WordPress advises utilizing at least version 7.4 of PHP as of the time of writing. You will see caution in your dashboard if you’re using an earlier version.
You can only utilize the PHP versions that are installed on your web server, so if you wish to use a more recent version, you’ll often need to get in touch with your hosting provider. This is yet another incentive to pick your web server wisely since reputable providers will make sure to always use the most updated stable version of PHP.
Prior to changing the PHP version or making any other significant changes, always ensure to backup the WordPress website!
#9: Where Necessary, Manually Disable Scripts
I don’t advise inexperienced users to use this strategy because it is quite sophisticated. However, taking personal control of the scripts that run upon every page and turning them off when not necessary is another helpful trick for more experienced users.
For instance, let’s say your membership website uses WooCommerce as its payment gateway. WooCommerce loads its scripts by default on each page. However, you actually just need to retrieve them on the payment gateway for this usage. You might directly deactivate the WooCommerce scripts elsewhere to improve speed on the rest of your website.
#10: Turn Off Trackbacks and Pingbacks
When a link to your blog or page is received, Pingbacks and Trackbacks, two essential WordPress hosting features will notify you. Although it may seem helpful, you can also utilize Google Webmaster Tools as well as other services to examine your website’s links.

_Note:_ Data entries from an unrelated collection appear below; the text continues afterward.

__device__ __forceinline__ void walk_ring_drain(const WalkParams &prm, lds_mask_t mask, lds_mask_t ring, lds_f4_t ringb, const int lane,
                                                const float t32, const bool flush, int &qh, int &qn, int &nk,
                                                int32_t *__restrict__ out, const int64_t cap)
{
    const int k = lane >> 3, sub = lane & 7;
    while (qn >= 8 || (flush && qn > 0)) {
        const int ng = min(8, qn);
        const int s = ring_wrap(qh + k);
        const bool vk = k < ng;
        const int sj = ring_wrap(qh + sub);
        const lds_f4v mi = ringb[2 * s];
        const int cm = vk ? (int)__float_as_uint(mi.x) : 0;
        const lds_f4v vi = ringb[2 * s + 1], vj = ringb[2 * sj + 1];
        const float4 bi = make_float4(vi.x, vi.y, vi.z, vi.w), bj = make_float4(vj.x, vj.y, vj.z, vj.w);
        const bool live = vk && !((mask[cm >> 5] >> (cm & 31)) & 1u);
        const unsigned long long lm = __ballot(live);
        const float ai = mi.w, aj = __uint_as_float(ring[8 * sj + 3]);
        bool border;
        bool hit = pred_regular(bi, ai, bj, aj, t32, t32 * 4.76837158203125e-7f, border);
        if (__ballot(border) != 0ull) {
            if (border) hit = (pair_pred(bi, ai, bj, aj, t32) & 1u) != 0u;
        }
        const unsigned long long cmask = __ballot(hit && k < sub && sub < ng && live && ((lm >> (8 * sub)) & 1ull));
        unsigned long long surv_s = lm & 0x0101010101010101ull;
        if (cmask) {
            unsigned long long sv = 0ull;
            for (int j = 0; j < 8; ++j) {
                const unsigned long long col = (cmask >> j) & 0x0101010101010101ull;
                if (((lm >> (8 * j)) & 1ull) && !(col & sv)) sv |= 1ull << (8 * j);
            }
            surv_s = sv;
        }
        const bool surv = (surv_s >> (lane & 56)) & 1ull;
        if (surv_s) {
            const int pos = nk + (int)__builtin_amdgcn_mbcnt_hi((uint32_t)(surv_s >> 32),
                                                               __builtin_amdgcn_mbcnt_lo((uint32_t)surv_s, 0u));
            if (surv && sub == 0 && (int64_t)pos < cap) out[(uint32_t)pos] = cm;
            nk += __popcll(surv_s);
            const uint32_t off = surv ? __float_as_uint(mi.y) : 0u;
            const int deg = surv ? (int)__float_as_uint(mi.z) : 0;
            AdjVec a0, a1;
            if (prm.adj32) {
                const uint32_t bo = off * 2u;
                const char *ab = reinterpret_cast<const char *>(prm.adj);
                a0 = *reinterpret_cast<const AdjVec *>(ab + (bo + (8 * sub < deg ? 16u * (uint32_t)sub : 0u)));
                a1 = *reinterpret_cast<const AdjVec *>(ab + (bo + (64 + 8 * sub < deg ? 128u + 16u * (uint32_t)sub : 0u)));
            } else {
                const AdjVec *pa = reinterpret_cast<const AdjVec *>(prm.adj + off);
                a0 = pa[8 * sub < deg ? sub : 0];
                a1 = pa[64 + 8 * sub < deg ? 8 + sub : 0];
            }
            const bool has0 = 8 * sub < deg, has1 = 64 + 8 * sub < deg;
            if (has0) {
#pragma unroll
                for (int t = 0; t < 4; ++t) {
                    const uint32_t d = a0.v[t];
                    lds_or_pair(mask, d);
                }
            }
            if (__ballot(has1) != 0ull) {
                if (has1) {
#pragma unroll
                    for (int t = 0; t < 4; ++t) {
                        const uint32_t d = a1.v[t];
                        lds_or_pair(mask, d);
                    }
                }
                unsigned long long lg = __ballot(sub == 0 && deg > 128);
                while (lg) {
                    const int l = __ffsll((unsigned long long)lg) - 1;
                    lg &= lg - 1;
                    const uint32_t o = __builtin_amdgcn_readlane(off, l);
                    const int dl = __builtin_amdgcn_readlane(deg, l);
                    for (int e0 = 128; e0 < dl; e0 += 64) {
                        const uint32_t e = prm.adj[o + min(e0 + lane, dl - 1)];
                        if (e0 + lane < dl) lds_or(mask, (int)(e >> 5), 1u << (e & 31u));
                    }
                }
            }
            __builtin_amdgcn_s_waitcnt(0x0F70);
        }
        qh = ring_wrap(qh + ng);
        qn -= ng;
    }
}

It might be detrimental to your server’s resources to keep pingbacks, and trackbacks enabled. This is true because each time someone attempts to link to your website, WordPress sends requests back and forth. When conducting DDoS assaults on a website, this capability is also frequently misused.
#11: Choose A Theme of High Quality
There are many gorgeous free themes available, but underneath their polished surface, some of them conceal subpar coding, encrypted hyperlinks, and a massive amount of bugs, all of which have an impact on the speed of your website.

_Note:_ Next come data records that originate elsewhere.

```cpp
template <int PAIR, int RED_U, int MINW>
__global__ void __launch_bounds__(1024, MINW)
table_grad_reduce2_kernel(const LnrNetSpec spec, const void* __restrict__ regions_v, const RegionPlan plan, const int* __restrict__ counts, int bpg,
                          int maxo, long long* __restrict__ ovf, const int* __restrict__ ovf_flag, int epoch, float* __restrict__ grad_table,
                          int64_t n_table_floats, int overwrite, const float* __restrict__ slabs, int n_slabs, int n_mlp, float* __restrict__ grad_mlp) {
    extern __shared__ long long acc[];
    const int slab_blocks = slabs != nullptr ? (n_mlp + 63) / 64 : 0;
    const int owner_blocks = (int)gridDim.x - slab_blocks;
    if ((int)blockIdx.x >= owner_blocks) {
        slab_fold_block(slabs, n_slabs, n_mlp, grad_mlp, overwrite, (int)blockIdx.x - owner_blocks);
        return;
    }
    const int o = owner_blocks - 1 - (int)blockIdx.x;
    constexpr int slice = RED_SLICE, shift = LNR_SLICE_SHIFT;
    const uint32_t base = (uint32_t)o << shift;
    PHASE_INIT();
#pragma unroll
    for (int i = threadIdx.x; i < slice; i += 1024) acc[i] = 0ll;
    __syncthreads();
    PHASE(0);
    const int lane = threadIdx.x & 63, wave = __builtin_amdgcn_readfirstlane(threadIdx.x >> 6);
    constexpr int nwaves = 16;
    int64_t ovf_off = 0;
    for (int l = 0; l < spec.n_levels; ++l) {
        const RedLevel lv = red_level(spec, l);
        const uint64_t lo = lv.lo, hi = lv.hi;
        const int64_t my_ovf = ovf_off;
        ovf_off += (int64_t)(hi - lo);
        if (hi <= base || lo >= (uint64_t)base + slice) continue;
        if (plan.split[l] > 1 || ovf_flag[l] == epoch) {
            long long v[slice / 1024];
#pragma unroll
            for (int k = 0; k < slice / 1024; ++k) {
                const uint64_t gi = (uint64_t)base + threadIdx.x + k * 1024;
                v[k] = (gi >= lo && gi < hi) ? ovf[my_ovf + (int64_t)(gi - lo)] : 0ll;
            }
#pragma unroll
            for (int k = 0; k < slice / 1024; ++k) {
                if (v[k] != 0ll) {
                    acc[threadIdx.x + k * 1024] += v[k];
                    ovf[my_ovf + (int64_t)((uint64_t)base + threadIdx.x + k * 1024 - lo)] = 0ll;
                }
            }
            __syncthreads();
            PHASE(1);
        }
        const int local = o - (int)(lo >> shift);
        if (local < 0 || local >= maxo) continue;
        const uint32_t region_bytes = plan.bytes[l];
        if (region_bytes == 0u || plan.split[l] > 1) continue;
        const int per_wave = (bpg + nwaves - 1) / nwaves;
        const int first = wave * per_wave;
        const int n_regions = min(per_wave, bpg - first);
        if (n_regions > 0)
            reduce_regions<PAIR, RED_U>(acc, counts + ((size_t)l * maxo + local) * bpg + first,
                                        reinterpret_cast<const char*>(regions_v) + plan.off[l] + ((size_t)local * bpg + first) * (size_t)region_bytes, n_regions,
                                        region_bytes, PAIR && plan.xp[l] != 0, base, lane);
        PHASE(3);
    }
    __syncthreads();
    PHASE(5);
    {
        float g[slice / 1024];
#pragma unroll
        for (int k = 0; k < slice / 1024; ++k) {
            const int64_t gi = (int64_t)base + threadIdx.x + k * 1024;
            g[k] = (!overwrite && gi < n_table_floats) ? grad_table[gi] : 0.0f;
        }
#pragma unroll
        for (int k = 0; k < slice / 1024; ++k) {
            const int64_t gi = (int64_t)base + threadIdx.x + k * 1024;
            const long long q = acc[threadIdx.x + k * 1024];
            if (gi < n_table_floats && (overwrite || q != 0ll)) grad_table[gi] = g[k] + (float)((double)q * (1.0 / (double)LNR_FIX_SCALE));
        }
    }
    PHASE(6);
    PHASE_FLUSH(lnr_reduce_phase_cycles, 0);
}

void lnr_launch_slab_fold(const SlabFold& f, int overwrite, hipStream_t st) {
    LnrProfScope prof("reduce_slabs", st);
    hipLaunchKernelGGL(reduce_slabs_kernel, dim3(lnr_div_up(f.n_mlp, 64)), dim3(64 * LNR_SLAB_GROUPS), 0, st, f.slabs, f.n_slabs, f.n_mlp, f.grad, overwrite);
}

template <int PAIR, int U, int W>
static int launch_reduce_variant(const LnrNetSpec* spec, const TableGradSink& c, int n_owners, int n_split, const SlabFold& f, int overwrite, hipStream_t st) {
    const size_t lds = (size_t)RED_SLICE * sizeof(long long);
    if (hipFuncSetAttribute(reinterpret_cast<const void*>(table_grad_reduce2_kernel<PAIR, U, W>), hipFuncAttributeMaxDynamicSharedMemorySize, (int)lds) != hipSuccess ||
        hipFuncSetAttribute(reinterpret_cast<const void*>(table_grad_reduce_split_kernel<PAIR, U, W>), hipFuncAttributeMaxDynamicSharedMemorySize, (int)lds) != hipSuccess) {
        lnr_set_error("lnr_density_backward: hipFuncSetAttribute failed"); return LNR_ERR_LAUNCH;
    }
    if (n_split > 0) {
        LnrProfScope prof("table_grad_reduce_split", st);
        hipLaunchKernelGGL((table_grad_reduce_split_kernel<PAIR, U, W>), dim3(n_split), dim3(1024), lds, st, *spec, c.regions, c.plan, c.counts, c.bpg, c.maxo, c.ovf);
    }
    LnrProfScope prof("table_grad_reduce", st);
    const int slab_blocks = f.slabs != nullptr ? (f.n_mlp + 63) / 64 : 0;
    hipLaunchKernelGGL((table_grad_reduce2_kernel<PAIR, U, W>), dim3(n_owners + slab_blocks), dim3(1024), lds, st, *spec, c.regions, c.plan, c.counts, c.bpg, c.maxo,
                       c.ovf, c.ovf_flag, c.epoch, c.grad_table, spec->n_params - spec->n_mlp_params, overwrite, f.slabs, f.n_slabs, f.n_mlp, f.grad);
    return LNR_OK;
}
#ifndef LNR_RED_U
#define LNR_RED_U 2
#endif
#ifndef LNR_RED_W
#define LNR_RED_W 8
#endif
int lnr_launch_table_reduce(const LnrNetSpec* spec, const TableGradSink& sink, int n_owners, int n_split, const SlabFold& fold, int overwrite, hipStream_t st) {
    if (spec->n_features < 2) return launch_reduce_variant<0, LNR_RED_U, LNR_RED_W>(spec, sink, n_owners, n_split, fold, overwrite, st);
    return launch_reduce_variant<1, LNR_RED_U, LNR_RED_W>(spec, sink, n_owners, n_split, fold, overwrite, st);
}

#ifdef LNR_PHASE_TIMING
void lnr_table_reduce_print_phases(hipStream_t st) {
    static const char* names[LNR_N_PHASES] = {"zero LDS", "overflow fold", "-", "records", "-", "final barrier", "write-out"};
    unsigned long long h[LNR_N_PHASES];
    if (getenv("LNR_PHASE_TIMING") && lnr_phase_fetch(HIP_SYMBOL(lnr_reduce_phase_cycles), h, LNR_N_PHASES, st)) lnr_phase_print("table_grad_reduce", names, h);
}
#endif
```

Before: 2.027 million.

## Balance table-grad reduction across waves with LDS atomic work claiming

Replaces the static per-wave split of regions in the table gradient reduce kernels with dynamic claiming: each wave atomically grabs small groups of regions from an LDS counter (one counter per level). This targets load imbalance when region counts are skewed across waves. The split kernel also exits early when its part has no entries, which skips zeroing and the writeback. The cost is extra LDS atomics and shared memory, plus a smaller batch of regions per claim round.

```diff
diff --git a/loner_amd/csrc/lnr_table_reduce.hip b/loner_amd/csrc/lnr_table_reduce.hip
--- a/loner_amd/csrc/lnr_table_reduce.hip
+++ b/loner_amd/csrc/lnr_table_reduce.hip
@@ -80,71 +80,30 @@
 }
 
 template <int PAIR, int RED_U>
-__device__ __forceinline__ void reduce_regions(long long* acc, const int* __restrict__ wave_counts, const char* __restrict__ wave_regions, int n_regions,
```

The issue is that occasionally even paid themes have shoddy coding. What should you then check out? Look for themes that are roughly as fast as the WordPress default theme. Additionally, confirm that the theme you’ve chosen has recent updates and sufficient documentation.
#12: Post Revision Capacity
Change the number of revisions WordPress maintains as one way to reduce the size of your database.

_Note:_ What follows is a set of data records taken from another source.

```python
class Img2Img:

    def __init__(self):
        self._L = lib()
        self._h = self._L.w2x_create()
        if not self._h:
            raise W2xError("w2x_create failed")
        self.messages: list[tuple[int, str]] = []
        self._user_msg = None
        self._user_prog = None
        self._msg_cb = _MSG_FN(self._on_msg)
        self._prog_cb = _PROG_FN(self._on_prog)
        self._L.w2x_set_message_callback(self._h, self._msg_cb, None)
        self._L.w2x_set_progress_callback(self._h, self._prog_cb, None)

    def _on_msg(self, sev, msg, _):
        m = msg.decode(errors="replace")
        self.messages.append((sev, m))
        if self._user_msg:
            self._user_msg(Severity(sev), m)

    def _on_prog(self, cur, total, speed, _):
        if self._user_prog:
            self._user_prog(cur, total, speed)

    def close(self):
        if self._h:
            self._L.w2x_destroy(self._h)
            self._h = None

    def __del__(self):
        try:
            self.close()
        except Exception:
            pass

    def setMessageCallback(self, cb):
        self._user_msg = cb

    def setProgressCallback(self, cb):
        self._user_prog = cb

    def last_error(self) -> str:
        errs = [m for s, m in self.messages if s <= Severity.error]
        return errs[-1] if errs else ""

    def build(self, path: str, config: BuildConfig) -> bool:
        c = _BuildConfig(*[int(getattr(config, f[0])) for f in _BuildConfig._fields_])
        return bool(self._L.w2x_build(self._h, os.fsencode(path), C.byref(c)))

# ... 441 lines not shown
    if taps <= 0:
        raise W2xError(f"invalid resize {in_size} -> {out_size}")
    first = np.zeros(out_size, np.int32)
    w = np.zeros((out_size, taps), np.float32)
    if L.w2x_resize_weights(int(in_size), int(out_size), fid, first.ctypes.data, w.ctypes.data, w.size) != taps:
        raise W2xError("w2x_resize_weights failed")
    return first, w


def alpha_bleed(bgr: np.ndarray, alpha: np.ndarray, radius: int) -> np.ndarray:
    if bgr.dtype != np.uint8 or bgr.ndim != 3 or bgr.shape[2] != 3 or (bgr.size and (bgr.strides[2] != 1 or bgr.strides[1] != 3)):
        raise ValueError("bgr must be a uint8 [rows, cols, 3] array with packed pixels")
    if alpha.dtype != np.uint8 or alpha.shape != bgr.shape[:2] or (alpha.size and alpha.strides[1] != 1):
        raise ValueError("alpha must be a uint8 [rows, cols] array of the frame's size with packed rows")
    out = np.empty(bgr.shape, np.uint8)
    if not lib().w2x_alpha_bleed(bgr.ctypes.data if bgr.size else None, bgr.strides[0], alpha.ctypes.data if alpha.size else None, alpha.strides[0],
                                 bgr.shape[0], bgr.shape[1], int(radius), out.ctypes.data if out.size else None, out.strides[0]):
        raise W2xError(f"invalid alpha bleed: a {bgr.shape[1]}x{bgr.shape[0]} frame at radius {radius}")
    return out


def yuv_plane_sizes(rows: int, cols: int, bits: int):
    pr, pc, pb = (C.c_int * 3)(), (C.c_int * 3)(), (C.c_size_t * 3)()
    if not lib().w2x_yuv_plane_sizes(int(rows), int(cols), int(bits), pr, pc, pb):
        raise W2xError(f"invalid YUV frame {rows}x{cols} at {bits} bits")
    return list(pr), list(pc), list(pb)


def describe_plan(onnx_path, batch, tile, precision=None) -> str:
    L = lib()
    buf = C.create_string_buffer(1 << 20)
    ok = L.w2x_describe_plan_precision(os.fsencode(onnx_path), batch, tile, int(Precision.FP16 if precision is None else precision), buf, len(buf))
    s = buf.value.decode(errors="replace")
    if not ok:
        raise W2xError(s)
    return s


EXTENT_FIELDS = ("kind", "W", "H", "cx", "wx", "cy", "wy", "rx", "ry", "ws", "t_in", "t_out", "t_res", "kh", "kw", "stride", "x0", "y0", "r",
                 "in_W", "in_H", "out_W", "out_H", "live_units", "total_units")


def dead_skip_extents(onnx_path, batch, tile, in_w, in_h, scaling, overlap, tile_index, tta=False) -> list[dict]:
    L = lib()
    n = -L.w2x_dead_skip_extents(os.fsencode(onnx_path), batch, tile, in_w, in_h, scaling, float(overlap[0]), float(overlap[1]), int(tile_index), int(bool(tta)), None, 0)
    if n <= 0:
        raise W2xError("w2x_dead_skip_extents failed")
    out = np.zeros((n, len(EXTENT_FIELDS)), np.int32)
    if L.w2x_dead_skip_extents(os.fsencode(onnx_path), batch, tile, in_w, in_h, scaling, float(overlap[0]), float(overlap[1]), int(tile_index), int(bool(tta)), out.ctypes.data, out.size) != n:
        raise W2xError("w2x_dead_skip_extents failed")
    return [dict(zip(EXTENT_FIELDS, (int(v) for v in row))) for row in out]


def write_engine_file(onnx_path, batch, tile, out_path) -> bool:
    return bool(lib().w2x_write_engine_file(os.fsencode(onnx_path), batch, tile, os.fsencode(out_path)))


def validate_engine_file(path) -> tuple[bool, str]:
    buf = C.create_string_buffer(4096)
    ok = lib().w2x_validate_engine_file(os.fsencode(path), buf, len(buf))
    return bool(ok), buf.value.decode(errors="replace")


def sha256_hex(data: bytes) -> str:
    L = lib()
    out = C.create_string_buffer(65)
    L.w2x_sha256_hex(data, len(data), out)
    return out.value.decode()
```

Measured before the change: 4643 MPix/s.

## Write final head output directly to frame interior, compose only seam regions

The final MLP/head GEMM now writes tile interiors that need no blending straight into the uint8 output frame, using per-slot DirectSlot tables that hold base pointers and 4-pixel block spans. The compose pass is then limited to seam rectangles between tiles, using a cached SeamRect table and a new compose_seam kernel. This avoids writing the fp16 slab and reading it back for most output pixels. The cost is extra table uploads, more graph-key variants, a wait on out_free before rolling passes, and more complexity in the head kernel epilogue.

```diff
diff --git a/include/w2x/c_api.h b/include/w2x/c_api.h
--- a/include/w2x/c_api.h
+++ b/include/w2x/c_api.h
@@ -96,6 +96,7 @@
 enum { W2X_EXTENT_INTS = 25 };
 int w2x_dead_skip_extents(const char* onnx_path, int batch, int tile, int in_w, int in_h, int scaling, double overlap_x, double overlap_y, int tile_index, int tta,
                           int* out, int cap);
+int w2x_direct_span(int tile_out, int stride, int n, int ramp, int out, int index, int align4, int* b0, int* b1);
 int w2x_device_pci_bus_id(int device, char* buf, size_t cap);
 void w2x_sha256_hex(const void* data, size_t len, char* out);
 const char* w2x_version(void);
diff --git a/waifu2x-tensorrt_amd/__init__.py b/waifu2x-tensorrt_amd/__init__.py
--- a/waifu2x-tensorrt_amd/__init__.py
+++ b/waifu2x-tensorrt_amd/__init__.py
@@ -1,6 +1,6 @@
 from .engine import (BuildConfig, RenderConfig, Img2Img, Precision, Severity, lib, lib_path,
-                     calculate_tiles, strip_plan, shard_plan, render_sharded, device_pci_bus_id, ipc_open, ipc_close, tile_weights, resize_weights, yuv_plane_sizes, alpha_bleed, describe_plan, dead_skip_extents, write_engine_file, validate_engine_file, sha256_hex, W2xError,
+                     calculate_tiles, strip_plan, shard_plan, render_sharded, device_pci_bus_id, ipc_open, ipc_close, tile_weights, resize_weights, yuv_plane_sizes, alpha_bleed, describe_plan, dead_skip_extents, direct_span, write_engine_file, validate_engine_file, sha256_hex, W2xError,
                      debug_switches)
 
 __all__ = ["BuildConfig", "RenderConfig", "Img2Img", "Precision", "Severity", "lib", "lib_path",
-           "calculate_tiles", "strip_plan", "shard_plan", "render_sharded", "device_pci_bus_id", "ipc_open", "ipc_close", "tile_weights", "resize_weights", "yuv_plane_sizes", "alpha_bleed", "describe_plan", "dead_skip_extents", "write_engine_file", "validate_engine_file", "sha256_hex", "W2xError", "debug_switches"]
+           "calculate_tiles", "strip_plan", "shard_plan", "render_sharded", "device_pci_bus_id", "ipc_open", "ipc_close", "tile_weights", "resize_weights", "yuv_plane_sizes", "alpha_bleed", "describe_plan", "dead_skip_extents", "direct_span", "write_engine_file", "validate_engine_file", "sha256_hex", "W2xError", "debug_switches"]
diff --git a/waifu2x-tensorrt_amd/csrc/c_api.cpp b/waifu2x-tensorrt_amd/csrc/c_api.cpp
--- a/waifu2x-tensorrt_amd/csrc/c_api.cpp
+++ b/waifu2x-tensorrt_amd/csrc/c_api.cpp
@@ -12,6 +12,7 @@
 #include "sha256.h"
 #include "tiles.h"
 #include "kernels.h"
+#include "prepost_device.h"
 
 struct w2x_engine {
     w2x::Img2Img engine;
@@ -376,6 +377,13 @@
     } catch (const std::exception&) { return 0; }
 }
 
+int w2x_direct_span(int tile_out, int stride, int n, int ramp, int out, int index, int align4, int* b0, int* b1) {
+    if (!b0 || !b1) return 0;
+    const w2x::BlockSpan s = w2x::direct_span(tile_out, stride, n, ramp, out, index, align4 != 0);
+    *b0 = s.b0; *b1 = s.b1;
+    return 1;
+}
+
 int w2x_debug_set(const char* name, int value) { return w2x::set_switch(name, value) ? 1 : 0; }
 
 }
diff --git a/waifu2x-tensorrt_amd/csrc/engine.cpp b/waifu2x-tensorrt_amd/csrc/engine.cpp
--- a/waifu2x-tensorrt_amd/csrc/engine.cpp
+++ b/waifu2x-tensorrt_amd/csrc/engine.cpp
@@ -22,6 +22,7 @@
 #include "liveness.h"
 #include "lower.h"
 #include "plan.h"
+#include "prepost_device.h"
 #include "sha256.h"
 #include "switches.h"
 #include "tiles.h"
@@ -229,8 +230,9 @@
     LiveExt* d_live = nullptr; size_t live_cap = 0, live_stride = 0;
     std::vector<LiveExt> h_live;
     std::map<std::pair<int, int>, std::vector<OpExtent>> live_cache;
-    void upload_live(const TileGrid& grid, size_t count, hipStream_t on) {
+    void upload_live(const TileGrid& grid, size_t count, hipStream_t on, int direct_rows = 0, int direct_cols = 0) {
         const size_t nops = plan.ops.size();
+        direct_on = false;
         if (!count || !nops) return;
         if (count > live_stride) {
             ensure(d_live, live_cap, (nops * count + 8) * sizeof(LiveExt));
@@ -260,6 +262,86 @@
             }
         }
         hipAssert(hipMemcpy2DAsync(d_live, live_stride * sizeof(LiveExt), h_live.data(), count * sizeof(LiveExt), count * sizeof(LiveExt), nops, hipMemcpyHostToDevice, on));
+        upload_direct(grid, count, on, direct_rows > 0 && direct_cols > 0, direct_rows, direct_cols);
+    }
+    bool head_direct = false;
+    bool direct_on = false;
+    int direct_which = 0;
+    DirectSlot* d_direct = nullptr; size_t direct_cap = 0;
+    std::vector<DirectSlot> h_direct;
+    struct SeamTable { SeamRect* d = nullptr; int nrect = 0, units = 0; };
+    std::map<std::array<int, 13>, SeamTable> seam_tables;
+    void drop_seam_tables() {
+        for (auto& kv : seam_tables) if (kv.second.d) (void)hipFree(kv.second.d);
+        seam_tables.clear();
+    }
+    struct DirectGeom { int To, nx, ny, sx, sy, rx, ry, outW, outH; };
+    DirectGeom direct_geom(int rows, int cols, const TileGrid& grid) const {
+        const bool overlapping = cfg.overlapX != 0 || cfg.overlapY != 0;
+        return DirectGeom{plan.Tout, grid.nx, grid.ny, plan.Tout - grid.outOvX, plan.Tout - grid.outOvY, overlapping ? ovx : 0, overlapping ? ovy : 0, cols * cfg.scaling, rows * cfg.scaling};
+    }
+    void upload_direct(const TileGrid& grid, size_t count, hipStream_t on, bool want, int rows, int cols) {
+        direct_on = false;
+        if (!want || !head_direct || switches().no_direct_head || check_general || cfg.tta || deep || yuv || rgba || rs || !d_out) return;
+        const DirectGeom g = direct_geom(rows, cols, grid);
+        const size_t step = (size_t)g.outW * 3;
+        if (g.sx <= 0 || g.sy <= 0 || (step & 3) || step * g.outH > 0xFFF00000u || ((size_t)d_out & 3) || ((size_t)d_out2 & 3) || g.To / 4 > 65535) return;
+        ensure(d_direct, direct_cap, 2 * live_stride * sizeof(DirectSlot));
+        std::map<std::pair<int, int>, int> tile_at;
+        for (int t = 0; t < grid.count; ++t) tile_at[{grid.in[t].x, grid.in[t].y}] = t;
+        h_direct.assign(2 * count, DirectSlot{});
+        for (size_t st = 0; st < count; ++st) {
+            const TileSlot& sl = h_slots[st];
+            if (!sl.valid || sl.aug != 0) continue;
+            const auto it = tile_at.find({sl.x, sl.y});
+            if (it == tile_at.end()) continue;
+            const int ti = it->second / grid.ny, tj = it->second % grid.ny;
+            const BlockSpan bx = direct_span(g.To, g.sx, g.nx, g.rx, g.outW, ti, true), by = direct_span(g.To, g.sy, g.ny, g.ry, g.outH, tj, false);
+            if (bx.b1 <= bx.b0 || by.b1 <= by.b0) continue;
+            for (int w = 0; w < 2; ++w) {
+                uint8_t* const out = w ? d_out2 : d_out;
+                if (!out) continue;
+                DirectSlot& e = h_direct[w * count + st];
+                e.base = (unsigned long long)(size_t)(out + (size_t)tj * g.sy * step + (size_t)ti * g.sx * 3); e.step = (unsigned)step;
+                e.limit = (unsigned)(step * g.outH - ((size_t)tj * g.sy * step + (size_t)ti * g.sx * 3));
+                e.bx0 = (unsigned short)bx.b0; e.bx1 = (unsigned short)bx.b1; e.by0 = (unsigned short)by.b0; e.by1 = (unsigned short)by.b1;
+            }
+        }
+        hipAssert(hipMemcpy2DAsync(d_direct, live_stride * sizeof(DirectSlot), h_direct.data(), count * sizeof(DirectSlot), count * sizeof(DirectSlot), 2, hipMemcpyHostToDevice, on));
+        direct_on = true;
+    }
+    const SeamTable& seam_table(const DirectGeom& g, int x0, int x1, int y0, int y1) {
+        const std::array<int, 13> key{g.To, g.nx, g.ny, g.sx, g.sy, g.rx, g.ry, g.outW, g.outH, x0, x1, y0, y1};
+        auto it = seam_tables.find(key);
+        if (it != seam_tables.end()) return it->second;
+        if (seam_tables.size() >= 64) {
+            for (hipStream_t st : {gstream[0], stream}) if (st) hipAssert(hipStreamSynchronize(st));
+            drop_seam_tables();
+        }
+        std::vector<BlockSpan> DX(g.nx), DY(g.ny);
+        for (int i = 0, at = 0; i < g.nx; ++i) { DX[i] = direct_span_px(g.To, g.sx, g.nx, g.rx, g.outW, i, true, at); at = DX[i].b1; }
+        for (int j = 0, at = 0; j < g.ny; ++j) { DY[j] = direct_span_px(g.To, g.sy, g.ny, g.ry, g.outH, j, false, at); at = DY[j].b1; }
+        std::vector<SeamRect> rects;
+        int units = 0;
+        auto add = [&](int ax0, int ax1, int ay0, int ay1) {
+            ax0 = std::max(ax0, x0); ax1 = std::min(ax1, x1); ay0 = std::max(ay0, y0); ay1 = std::min(ay1, y1);
+            if (ax0 >= ax1 || ay0 >= ay1) return;
+            const int gw = (ax1 - ax0 + 3) / 4;
+            int tw = 1; while (tw < gw && tw < 64) tw *= 2;
+            const int cu = (gw + tw - 1) / tw, rows_per_unit = 64 / tw * kSeamRows, ru = (ay1 - ay0 + rows_per_unit - 1) / rows_per_unit;
+            rects.push_back(SeamRect{ax0, ax1, ay0, ay1, tw, cu, units, 0});
+            units += cu * ru;
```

Depending on the activity on your site, you should only keep the most recent two or three article modifications to avoid having an excessive amount of archived information.
By default, this value is fixed to unlimited revisions; however, if you often change posts, setting a revision restriction might greatly reduce the amount of database space required.
Conclusion
The most important benefit of reducing page load times on your website is that it greatly improves the visitor experience. The situation is the same whether you use a mobile device or a PC. It also helps you rank high on the Search Engine Results Page (SERP). After all, it helps you in the short and long term by reducing your hosting bandwidth usage and increasing client-side website load times.
Don’t forget to check your site’s performance using your preferred tool after implementing these changes to see how much faster it is now. Hope you got an idea of How to fix a slow WordPress Website. If you have any queries or suggestions please feel free to comment.